* _Exercise directions_: Please return every line in the following data that includes the string "shown".

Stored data
Segment Open
#ifdef NT_EXP_NOSTORE
#define NT_EXP_STORE_IF if (tg.width < 0)
#else
#define NT_EXP_STORE_IF
#endif
#ifndef NT_TILE_OCC
#define NT_TILE_OCC
#endif
#ifndef NT_BOX_PIN_UP
#define NT_BOX_PIN_UP 1
#endif
#ifndef NT_BOX_LEAN_GROUPS_MAX_N
#define NT_BOX_LEAN_GROUPS_MAX_N 20
#endif
__device__ __forceinline__ bool guard_clear(float t) { return fabsf(__builtin_amdgcn_fractf(t) - 0.5f) > fmaf(t, 0x1p-18f, 0x1p-18f); }
__device__ __forceinline__ float lean_quotient(float d, float sy, float uu, float m2bu, float bb) {
    return fabsf(d) * __builtin_amdgcn_rsqf(fmaf(sy, fmaf(sy, uu, m2bu), bb));
}
template <int N>
__device__ __forceinline__ void pick_component(uint32_t K, const float (&base)[N], const float (&upv)[N], float &bK, float &uK) {
    bK = base[0];
    uK = upv[0];
#pragma unroll
    for (int j = 1; j < N; ++j) {
        bK = K == (uint32_t)j ? base[j] : bK;
        uK = K == (uint32_t)j ? upv[j] : uK;
    }
}
template <int N>
__device__ __forceinline__ float row_dir(const float (&base)[N], const float (&upv)[N], float sy, float (&dir)[N]) {
#pragma unroll
    for (int j = 0; j < N; ++j) dir[j] = base[j] - upv[j] * sy;
    float sq = dir[0] * dir[0];
#pragma unroll
    for (int j = 1; j < N; ++j) sq = sq + dir[j] * dir[j];
    return sq;
}
#ifndef NT_BOX_PASS_ROWS
#define NT_BOX_PASS_ROWS 64
#endif
__device__ __forceinline__ int nt_low_bit(uint32_t m) { return __builtin_ctz(m); }
__device__ __forceinline__ int nt_low_bit(unsigned long long m) { return __builtin_ctzll(m); }
__device__ __forceinline__ int nt_count_bits(uint32_t m) { return __builtin_popcount(m); }
__device__ __forceinline__ int nt_count_bits(unsigned long long m) { return __builtin_popcountll(m); }
__device__ __forceinline__ void nt_clear_bit(uint32_t &m, int bit) { asm("s_bitset0_b32 %0, %1" : "+s"(m) : "s"(bit)); }
__device__ __forceinline__ void nt_clear_bit(unsigned long long &m, int bit) { asm("s_bitset0_b64 %0, %1" : "+s"(m) : "s"(bit)); }
__device__ __forceinline__ void nt_set_bit(uint32_t &m, int bit) { asm("s_bitset1_b32 %0, %1" : "+s"(m) : "s"(bit)); }
__device__ __forceinline__ void nt_set_bit(unsigned long long &m, int bit) { asm("s_bitset1_b64 %0, %1" : "+s"(m) : "s"(bit)); }
__device__ __forceinline__ void nt_drop_low_bit(uint32_t &m, int) { m &= m - 1u; }
__device__ __forceinline__ void nt_drop_low_bit(unsigned long long &m, int bit) { nt_clear_bit(m, bit); }
template <int N, bool F32, int ROWS, int WAVES>
__global__ __launch_bounds__(64 * WAVES) NT_TILE_OCC void box_tile_kernel(NtCameraFixed cam, NtTarget tg) {
    static_assert(ROWS == 8 || ROWS == 16 || ROWS == 64, "a wave's rows: a qword of sixteen codes in LDS or fewer, or one row a lane");
    static_assert(WAVES >= 1 && WAVES <= 4 && WAVES * ROWS <= 64, "the codes of a tile are the work of one wave, a row per lane");
    static_assert(WAVES == 1 ? ROWS == 64 : ROWS <= 16, "one wave a block renders the 64 rows whose codes it worked out itself");
    constexpr int R = ROWS;
    constexpr bool REG = WAVES == 1;
    constexpr int LDS_N = REG ? 1 : 64;
    __shared__ uint32_t s_code[LDS_N];
    __shared__ unsigned long long s_rows[REG ? 1 : 4];
    constexpr bool ALLIN = F32 || N <= NT_BOX_INLINE_MAX_N;
    constexpr bool SETS_LDS = ALLIN && N <= NT_BOX_SETS_MAX_N;
    __shared__ uint32_t s_sets[SETS_LDS ? LDS_N : 1];
    __shared__ int s_abort;
    uint32_t lane_cs = 0u;
    const int tid = (int)threadIdx.x;
    const int lane = tid & 63;
    const int wv = __builtin_amdgcn_readfirstlane(tid >> 6);
#ifdef NT_EXP_TRACE
    const unsigned long long trace_t0 = wall_clock64();
    unsigned trace_rows = 0u;
    unsigned long long trace_t1 = 0ull;
#endif
    const unsigned nframes = gridDim.z - (unsigned)tg.lead_frames;
    unsigned frame = blockIdx.z;
    if (tg.lead_frames > 0) {
        const unsigned cols = gridDim.x, q = cols / 4u;
        const bool middle = blockIdx.x >= q && blockIdx.x < cols - q;
        if (!middle) frame -= (unsigned)tg.lead_frames;
        if (frame >= nframes) return;
    }
    float org[N], right[N], up[N], fwd[N], dir[N];
    load_camera<N>(cam, frame, org, right, up, fwd);
    float margin = fabsf(org[0]);
#pragma unroll
    for (int j = 1; j < N; ++j) margin = fmaxf(margin, fabsf(org[j]));
    margin = NT_BOX_MARGIN * (1.0f + margin);
    float dots[4];
    if (cam.buf) {
        const float *dp = cam.dots + (size_t)frame * 4;
        dots[0] = dp[0]; dots[1] = dp[1]; dots[2] = dp[2]; dots[3] = dp[3];
    } else {
        dots[0] = cam.odots[0]; dots[1] = cam.odots[1]; dots[2] = cam.odots[2]; dots[3] = cam.odots[3];
    }
    const int tile_row0 = (int)blockIdx.y * WAVES * R;
    if (REG || wv == (int)((blockIdx.x + blockIdx.y + frame) % (unsigned)WAVES)) {
        if (tg.abort_word != nullptr) {
            const bool ab = nt_aborted(tg);
            if constexpr (REG) { if (ab) return; }
            else { if (lane == 0) s_abort = ab ? 1 : 0; }
        }
        uint32_t code = 0u;
        uint32_t row_sets = 0u;
        const int trow = tg.row_il > 0 ? ((int)blockIdx.y * WAVES + lane / R) + tg.row_il * (lane % R) : tile_row0 + lane;
        if (lane < WAVES * R && trow < tg.row_count) {
            const int orow = tg.row_begin + trow;
            const int y = nt_image_row(tg, orow);
            if (y < tg.height) {
                const unsigned long long cs = box_stretch_code2<N, (N <= NT_BOX_SETS_MAX_N)>(org, right, up, fwd, tg, y, (int)blockIdx.x);
                code = (uint32_t)cs;
                row_sets = (uint32_t)(cs >> 32);
            }
        }
        if constexpr (REG) {
            lane_cs = (SETS_LDS ? row_sets & 0x800fffffu : 0u) | (code << 20);
        } else {
            if (SETS_LDS) s_sets[lane] = row_sets;
            {
                const unsigned long long m0 = __builtin_amdgcn_ballot_w64(code == 0u), m1 = __builtin_amdgcn_ballot_w64(code >= 1u && code <= 13u),
                                         m2 = __builtin_amdgcn_ballot_w64(code == 15u), m3 = __builtin_amdgcn_ballot_w64(code == 14u);
                if (lane == 0) {
                    s_rows[0] = m0;
                    s_rows[1] = m1;
                    s_rows[2] = m2;
                    s_rows[3] = m3;
                }
            }
            uint32_t packed = code << (4 * (lane & 7));
            packed |= (uint32_t)__shfl_xor((int)packed, 1, 64);
            packed |= (uint32_t)__shfl_xor((int)packed, 2, 64);
            packed |= (uint32_t)__shfl_xor((int)packed, 4, 64);
            if ((lane & 7) == 0) {
                const int grp = lane >> 3;
                const int slot = R == 8 ? 2 * grp : grp;
                s_code[slot] = packed;
                if (R == 8) s_code[slot + 1] = 0u;
            }
        }
    }
    if constexpr (!REG) {
        __syncthreads();
        if (tg.abort_word != nullptr && s_abort != 0) return;
    }
#ifdef NT_EXP_TRACE
    trace_t1 = wall_clock64();
#endif
    constexpr int PASS = R == 64 ? NT_BOX_PASS_ROWS : R;
    static_assert(PASS == R || (R == 64 && PASS == 16), "NT_BOX_PASS_ROWS: 64 or 16");
    typedef typename std::conditional<PASS == 64, unsigned long long, uint32_t>::type mask_t;
    const int wrow0 = tile_row0 + wv * R;
    const int il = tg.row_il;
    const int wfirst = il > 0 ? (int)blockIdx.y * WAVES + wv : wrow0;
    if (wfirst < tg.row_count) {
        typedef uint32_t nt_u32x4 __attribute__((ext_vector_type(4)));
        typedef __attribute__((address_space(4))) const nt_u32x4 *nt_rowtab;
        typedef uint32_t nt_u32x16 __attribute__((ext_vector_type(16), aligned(16)));
        typedef __attribute__((address_space(4))) const nt_u32x16 *nt_rowtab4;
        constexpr bool GROUPS = !F32 && N <= NT_BOX_LEAN_GROUPS_MAX_N;
        uint8_t *const frame_base = tg.dest + (long long)frame * tg.frame_stride;
#define NT_ROW_LOAD(rr)                     \
        const nt_u32x4 row_e = tab[(rr)];   \
        const float sy = __uint_as_float(row_e.x)
#define NT_ROW_OFF() ((long long)(((unsigned long long)row_e.w << 32) | row_e.z) + (long long)frame * tg.frame_stride)
#define NT_ROW_PTR() uniform_ptr(frame_base + (long long)(((unsigned long long)row_e.w << 32) | row_e.z))
#define NT_GROUP_PTR(k) uniform_ptr(frame_base + (long long)(((unsigned long long)grp_e[4 * (k) + 3] << 32) | grp_e[4 * (k) + 2]))
#define NT_LANE_OFF() ({ asm volatile("" : "+v"(xoff)); xoff; })
#define NT_CLEAR_BIT(mask, bit) nt_clear_bit(mask, bit)
#define NT_SET_BIT(mask, bit) nt_set_bit(mask, bit)
// ... 16 lines not shown
#pragma unroll
            for (int j = 0; j < N; ++j) {
                bb = fmaf(base[j], base[j], bb);
                bu = fmaf(base[j], up[j], bu);
                uu = fmaf(up[j], up[j], uu);
            }
            fastsq = __builtin_amdgcn_ballot_w64(!(bu * bu <= bb * uu * 0.0625f)) == 0ull;
        }
        const float maxv = (float)tg.plain_maxval;
        const float inv_maxv2 = 1.0f / (maxv * maxv);
        const float m2bu = (-2.0f * bu) * inv_maxv2;
        bb = bb * inv_maxv2;
        uu = uu * inv_maxv2;
        const uint32_t lane_code = (lane_cs >> 20) & 15u;
        unsigned long long rows_culled, rows_face, rows_rays, rows_tie;
        if constexpr (REG) {
            rows_culled = __builtin_amdgcn_ballot_w64(lane_code == 0u);
            rows_face = __builtin_amdgcn_ballot_w64(lane_code >= 1u && lane_code <= 13u);
            rows_rays = __builtin_amdgcn_ballot_w64(lane_code == 15u);
            rows_tie = __builtin_amdgcn_ballot_w64(lane_code == 14u);
        } else {
            auto rows_of = [&](int k) {
                const unsigned long long m = s_rows[k];
                return (((unsigned long long)(uint32_t)__builtin_amdgcn_readfirstlane((int)(uint32_t)(m >> 32)) << 32) |
                        (uint32_t)__builtin_amdgcn_readfirstlane((int)(uint32_t)m)) >> (wv * R);
            };
            rows_culled = rows_of(0);
            rows_face = rows_of(1);
            rows_rays = rows_of(2);
            rows_tie = rows_of(3);
        }
        const int lrow = il > 0 ? wfirst + il * lane : wrow0 + lane;
        const int ly = nt_image_row(tg, tg.row_begin + lrow);
        const unsigned long long rows_valid = __builtin_amdgcn_ballot_w64(lane < R && lrow < tg.row_count && ly < tg.height);
#pragma unroll 1
        for (int pass = 0; pass < R / PASS; ++pass) {
        const int slot0 = PASS * pass;
        const int row0 = wrow0 + slot0;
        const int hfirst = il > 0 ? wfirst + il * slot0 : row0;
        if (hfirst >= tg.row_count) break;
        mask_t redo_bits = 0u;
        unsigned long long rowcodes = 0ull;
        if constexpr (!REG) {
            rowcodes = ((unsigned long long)(uint32_t)__builtin_amdgcn_readfirstlane((int)s_code[2 * wv + 1]) << 32) |
                       (uint32_t)__builtin_amdgcn_readfirstlane((int)s_code[2 * wv]);
        }
        auto slot_word = [&](int rr) { return (uint32_t)__builtin_amdgcn_readlane((int)lane_cs, slot0 + rr); };
        auto code_of = [&](int rr) {
            if constexpr (REG) return (slot_word(rr) >> 20) & 15u;
            else return (uint32_t)(rowcodes >> (4 * rr)) & 15u;
        };
        auto sets_of = [&](int rr) {
            if constexpr (!SETS_LDS) return 0u;
            else if constexpr (REG) return slot_word(rr) & 0x800fffffu;
            else return (uint32_t)__builtin_amdgcn_readfirstlane((int)s_sets[wv * R + rr]);
        };
        auto rows_with_code = [&](uint32_t c) {
            if constexpr (REG) return (mask_t)(__builtin_amdgcn_ballot_w64(lane_code == c) >> slot0);
            else return (mask_t)__builtin_amdgcn_ballot_w64(lane < PASS && ((uint32_t)(rowcodes >> (4 * (lane & 15))) & 15u) == c);
        };
        const mask_t valid = R > PASS ? (mask_t)(rows_valid >> slot0) & (mask_t)((1ull << (PASS & 63)) - 1ull) : (mask_t)rows_valid;
        const nt_rowtab tab = (nt_rowtab)tg.rowtab + (il > 0 ? row0 : tg.row_begin + row0);
        mask_t quick = (mask_t)(rows_culled >> slot0) & valid, inner = (mask_t)(rows_face >> slot0) & valid;
        mask_t todo = (mask_t)((ALLIN ? rows_rays | rows_tie : rows_rays) >> slot0) & valid;
        if (!ALLIN) redo_bits = (mask_t)(rows_tie >> slot0) & valid;
#ifdef NT_EXP_TRACE
        trace_rows += (unsigned)nt_count_bits(quick) | ((unsigned)nt_count_bits(inner) << 8) |
                      ((unsigned)nt_count_bits((mask_t)(rows_rays >> slot0) & valid) << 16) |
                      ((unsigned)nt_count_bits((mask_t)(rows_tie >> slot0) & valid) << 24);
#endif
        if (!F32) {
            if (!fastsq) {
                todo |= quick | inner;
                quick = 0u;
                inner = 0u;
            }
            auto lean_rows = [&](auto sel8) {
            constexpr bool SEL8 = decltype(sel8)::value;
#ifdef NT_EXP_RED_BY_SHIFT
#define NT_RED_OF(q, d0) ((q) & (uint32_t)((int32_t)__float_as_uint(d0) >> 31))
#else
#define NT_RED_OF(q, d0) ((d0) > 0.0f ? (q) : 0u)
#endif
            auto put_quick = [&](nt_gptr out, float t, float d0) {
                if (SEL8) {
                    const uint32_t q = __float_as_uint(t + 8388608.0f);
                    NT_EXP_STORE_IF NT_G32(out) = __builtin_amdgcn_perm(NT_RED_OF(q, d0), q, tg.plain_sel);
                    return;
                }
                uint32_t q = (uint32_t)(t + 0.5f);
                q = q < tg.plain_maxval ? q : tg.plain_maxval;
                const uint32_t w = NT_RED_OF(q, d0) * tg.plain_mul[0] + q * (tg.plain_mul[1] + tg.plain_mul[2]);
                NT_EXP_STORE_IF NT_G32(out) = tg.reversed ? w : bswap32(w);
            };
            auto put_face = [&](nt_gptr out, float t, float th) {
                if (SEL8) {
                    NT_EXP_STORE_IF NT_G32(out) = __builtin_amdgcn_perm(__float_as_uint(t + 8388608.0f), __float_as_uint(th + 8388608.0f), tg.plain_sel);
                    return;
                }
                uint32_t qr = (uint32_t)(t + 0.5f), qgb = (uint32_t)(th + 0.5f);
                qr = qr < tg.plain_maxval ? qr : tg.plain_maxval;
                qgb = qgb < tg.plain_maxval ? qgb : tg.plain_maxval;
                const uint32_t w = qr * tg.plain_mul[0] + qgb * (tg.plain_mul[1] + tg.plain_mul[2]);
                NT_EXP_STORE_IF NT_G32(out) = tg.reversed ? w : bswap32(w);
            };
            auto full_groups = [](mask_t mask) { return mask & (mask >> 1) & (mask >> 2) & (mask >> 3) & (mask_t)(PASS == 64 ? 0x1111111111111111ull : 0x1111ull); };
            auto lean_group = [&](int g, auto row, auto put) {
// ... 79 lines not shown
                    float t, th;
                    if (__builtin_expect(__builtin_amdgcn_ballot_w64(!face_row(bK0, uK0, sy, t, th)) == 0ull, 1)) {
                        put_face(NT_ROW_PTR() + NT_LANE_OFF(), t, th);
                        NT_SET_BIT(same_stored, rr);
                    }
                }
                todo |= same & ~same_stored;
            }
            };
            if (tg.plain_sel != 0u) lean_rows(std::true_type{});
            else lean_rows(std::false_type{});
        } else {
            while (quick != 0u) {
                const int rr = nt_low_bit(quick);
                nt_drop_low_bit(quick, rr);
                NT_ROW_LOAD(rr);
                const float sq = row_dir<N>(base, upv, sy, dir);
                const float in = dir[0] / sqrt_wave(sq);
                float r, gb, b_;
                box_background(in, r, gb, b_);
                emit_f32x3_at(tg, NT_ROW_PTR() + NT_LANE_OFF(), r, gb);
            }
            while (inner != 0u) {
                const uint32_t code0 = code_of(nt_low_bit(inner));
                float bK0, uK0;
                pick_component<N>(code0 - 1u, base, upv, bK0, uK0);
                mask_t same = inner & rows_with_code(code0);
                inner &= ~same;
                while (same != 0u) {
                    const int rr = nt_low_bit(same);
                    nt_drop_low_bit(same, rr);
                    NT_ROW_LOAD(rr);
                    const float sq = row_dir<N>(base, upv, sy, dir);
                    const float xk = bK0 - uK0 * sy;
                    const float shade = fabsf(xk / sqrt_wave(sq));
                    emit_f32x3_at(tg, NT_ROW_PTR() + NT_LANE_OFF(), shade * 1.0f, shade * 0.5f);
                }
            }
        }
        while (todo != 0u) {
            const int rr = nt_low_bit(todo);
            nt_drop_low_bit(todo, rr);
            const int rcode = (int)code_of(rr);
            const bool rowhit = rcode != 0;
            NT_ROW_LOAD(rr);
            PixelRef pr;
            pr.x = x;
            pr.y = 0;
            pr.offset = NT_ROW_OFF() + (long long)xoff;
            pr.hit_index = 0;
            pr.valid = true;
            const float sq = row_dir<N>(base, upv, sy, dir);
            if (ALLIN) {
                box_pixel<N, !F32, false, false, F32>(tg, pr, org, dir, sq, dots, sx, sy, margin, rowhit, rcode >= 1 && rcode <= 13 ? rcode - 1 : -1,
                                                       sets_of(rr), rcode == 14);
            } else if (!box_pixel<N, true, true, false, false>(tg, pr, org, dir, sq, dots, sx, sy, margin, rowhit, rcode >= 1 && rcode <= 13 ? rcode - 1 : -1)) {
                redo_bits |= (mask_t)1u << rr;
            }
        }
        if (!ALLIN && lane == 0) {
            while (redo_bits != 0u) {
                const int rr = nt_low_bit(redo_bits);
                nt_drop_low_bit(redo_bits, rr);
                const int mrow = il > 0 ? hfirst + il * rr : row0 + rr;
                atomicOr(tg.redo + ((size_t)frame * tg.row_count + mrow) * tg.redo_words + (blockIdx.x >> 5), 1u << (blockIdx.x & 31));
            }
        }
        }
    }
#ifdef NT_EXP_TRACE
    if (lane == 0) {
        unsigned long long *tr = reinterpret_cast<unsigned long long *>(tg.dest + (long long)nframes * tg.frame_stride) +
                                 ((((size_t)frame * gridDim.y + blockIdx.y) * gridDim.x + blockIdx.x) * WAVES + wv) * 4;
        tr[0] = trace_t0;
        tr[1] = wall_clock64();
        tr[2] = (unsigned long long)__builtin_amdgcn_s_getreg(4 | (31 << 11)) | ((unsigned long long)__builtin_amdgcn_s_getreg(20 | (31 << 11)) << 32);
        tr[3] = (unsigned long long)trace_rows | ((trace_t1 - trace_t0) << 32);
    }
#endif
#undef NT_ROW_LOAD
#undef NT_ROW_OFF
#undef NT_ROW_PTR
#undef NT_GROUP_PTR
#undef NT_LANE_OFF
#undef NT_CLEAR_BIT
#undef NT_SET_BIT
#undef NT_RED_OF
}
Segment Closed
* _Response area_:
// ... 16 lines not shown
// ... 79 lines not shown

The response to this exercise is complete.